The university was an R2 (according to the Carnegie-Mellon Research
classification) [0]; I graduated from an R1. Most my colleagues graduated from
R1s.

I was very unhappy in my Midwestern University town and left my academic post
(having declined to pursue tenure) to return to my native state.

Faculty at such highly-ranked research institutions use graduate students
because such high-achieving graduate students

1\. Are a pleasure to teach, able to understand the highly complex and
intricate theories about literature and culture we faculty research.
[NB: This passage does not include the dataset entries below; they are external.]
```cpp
__global__ __launch_bounds__(256) void seg_tile_runs_kernel(const uint64_t *words, const uint64_t *word_off, const uint32_t *len, uint32_t n_reads,
                                                            const uint64_t *tile_off , uint32_t *tile_runs) {
    const unsigned lane = threadIdx.x & 63u;
    const uint64_t n_tiles = tile_off[n_reads];
    for (uint64_t gt = ((uint64_t)blockIdx.x * 256u + threadIdx.x) >> 6; gt < n_tiles; gt += ((uint64_t)gridDim.x * 256u) >> 6) {
        uint32_t lo = 0, hi = n_reads;
        while (hi - lo > 1u) { const uint32_t mid = lo + (hi - lo) / 2u; if (tile_off[mid] <= gt) lo = mid; else hi = mid; }
        const uint32_t r = lo, L = len[r], t = (uint32_t)(gt - tile_off[r]);
        const uint64_t *rw = words + word_off[r];
        const uint32_t nwords = (uint32_t)(((uint64_t)L + 31u) / 32u), wi = t * 64u + lane;
        uint32_t c = 0;
        if (wi < nwords) {
            const uint32_t prev = wi ? (uint32_t)(rw[wi - 1u] >> 62) : seg_first_prev(rw[0]);
            c = seg_word_run_starts(rw[wi], prev, seg_word_valid(L, wi));
        }
        c = (uint32_t)__builtin_amdgcn_readlane((int)wave_inclusive_sum_dpp(c), 63);
        if (lane == 0) tile_runs[gt] = c;
    }
}

__global__ __launch_bounds__(256) void seg_plan_kernel(const uint32_t *len, uint32_t n_reads, uint32_t G, uint32_t K, int hpc, const uint64_t *tile_off,
                                                       const uint64_t *view_off, const uint32_t *tile_runs, uint32_t *tile_excl ,
                                                       SegView *views, uint8_t *skip, uint8_t *read_cut, unsigned long long *totals) {
    const unsigned lane = threadIdx.x & 63u;
    for (uint64_t r = ((uint64_t)blockIdx.x * 256u + threadIdx.x) >> 6; r < n_reads; r += ((uint64_t)gridDim.x * 256u) >> 6) {
        const uint32_t nS = (uint32_t)(view_off[r + 1] - view_off[r]);
        if (nS == 0u) { if (lane == 0) read_cut[r] = 0; continue; }
        const uint32_t L = len[r], nT = (uint32_t)(tile_off[r + 1] - tile_off[r]), per = G / SEG_TILE_BASES;
        const uint32_t *tr = tile_runs + tile_off[r];
        uint32_t *te = tile_excl + tile_off[r];
        bool bad = false;
        uint32_t C = L;
        if (hpc) {
            for (uint32_t s = 1u + lane; s < nS; s += 64u) bad = bad || !seg_cut_ok(L, s * G, tr[(uint64_t)s * per], K);
            uint32_t carry = 0;
            for (uint32_t t0 = 0; t0 < nT; t0 += 64u) {
                const uint32_t t = t0 + lane, c = t < nT ? tr[t] : 0u;
                const uint32_t inc = wave_inclusive_sum_dpp(c);
                if (t < nT) te[t] = carry + inc - c;
                carry += (uint32_t)__builtin_amdgcn_readlane((int)inc, 63);
            }
            C = carry;
            __threadfence();
        } else {
            for (uint32_t s = 1u + lane; s < nS; s += 64u) {
// ... 1010 lines not shown
```

Before: 1453.

## Stage prefilter-confirmed k-mers directly instead of via survivor bitmask and re-walk

In the prefilter path, confirm now computes each listed k-mer's canonical value and position once and appends confirmed survivors straight into the stage buffer with a ballot/mbcnt compaction. This replaces the LDS survivor bitmask, its atomics, and the later emit/materialise pass that re-read the ring. Because staging is now immediate, the ring no longer needs a deferred block, and the per-wave survivor array is removed from the LDS budget. It also adds a register clobber hint and forces bump-mode staging for the PF path, which changes the output ordering and capacity handling.

```diff
diff --git a/metamdbg_amd/csrc/scan.hip b/metamdbg_amd/csrc/scan.hip
--- a/metamdbg_amd/csrc/scan.hip
+++ b/metamdbg_amd/csrc/scan.hip
@@ -673,7 +673,7 @@
 constexpr int HIST_TILES = 8;
 
 constexpr unsigned PF_RING_BASES = 8192;
-constexpr unsigned PF_DEFER_BLOCKS = 1;
+constexpr unsigned PF_DEFER_BLOCKS = 0;
 constexpr int PF_STAGE_CAP = 176;
 constexpr unsigned PF_LIST_CAP = 224;
 template <int PFW> struct FastGeometry {
@@ -682,7 +682,7 @@
     static constexpr unsigned RING = PF ? PF_RING_BASES : RING_BASES, DEFER = PF ? PF_DEFER_BLOCKS : DEFER_BLOCKS;
     static constexpr unsigned RING_WORDS = RING / 16, RING_WMASK = RING_WORDS - 1;
     static constexpr size_t PF_LDS = PREFILTER_BYTES + 2 * HPC_LUT_SIZE + REP_FILTER_BITS / 8 + 16 +
-                                     (size_t)WAVES * (RING / 4 + STAGE * 8 + PF_LIST_CAP * 2 + 64 * 4);
+                                     (size_t)WAVES * (RING / 4 + STAGE * 8 + PF_LIST_CAP * 2);
 };
 static_assert(FastGeometry<16>::PF_LDS + 28672 <= 163840, "16 waves fit beside the 28 KB the benchmark's other batch asks for");
 
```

2\. Are able (and thrilled to teach the low-level classes (e.g. Composition)
which we would rather not teach.

The lie many faculty tell themselves is that such students are apprentices to
the profession. That lie has been called out for the last 20 years and is,
slowly, being accepted by younger faculty at such institutions. The problem is
that tenure, as the article mentions, is dying with the faculty when they
retire and these tenure lines are being replaced with graduate students and
adjunct faculty.

Tenure will not completely go away. It will simply be restricted to the R1s
and R2s. Every other institution can expect their ranks of faculty to be
poorly compensated and to have no job security.

[0]
[https://en.wikipedia.org/wiki/List_of_research_universities_...](https://en.wikipedia.org/wiki/List_of_research_universities_in_the_United_States)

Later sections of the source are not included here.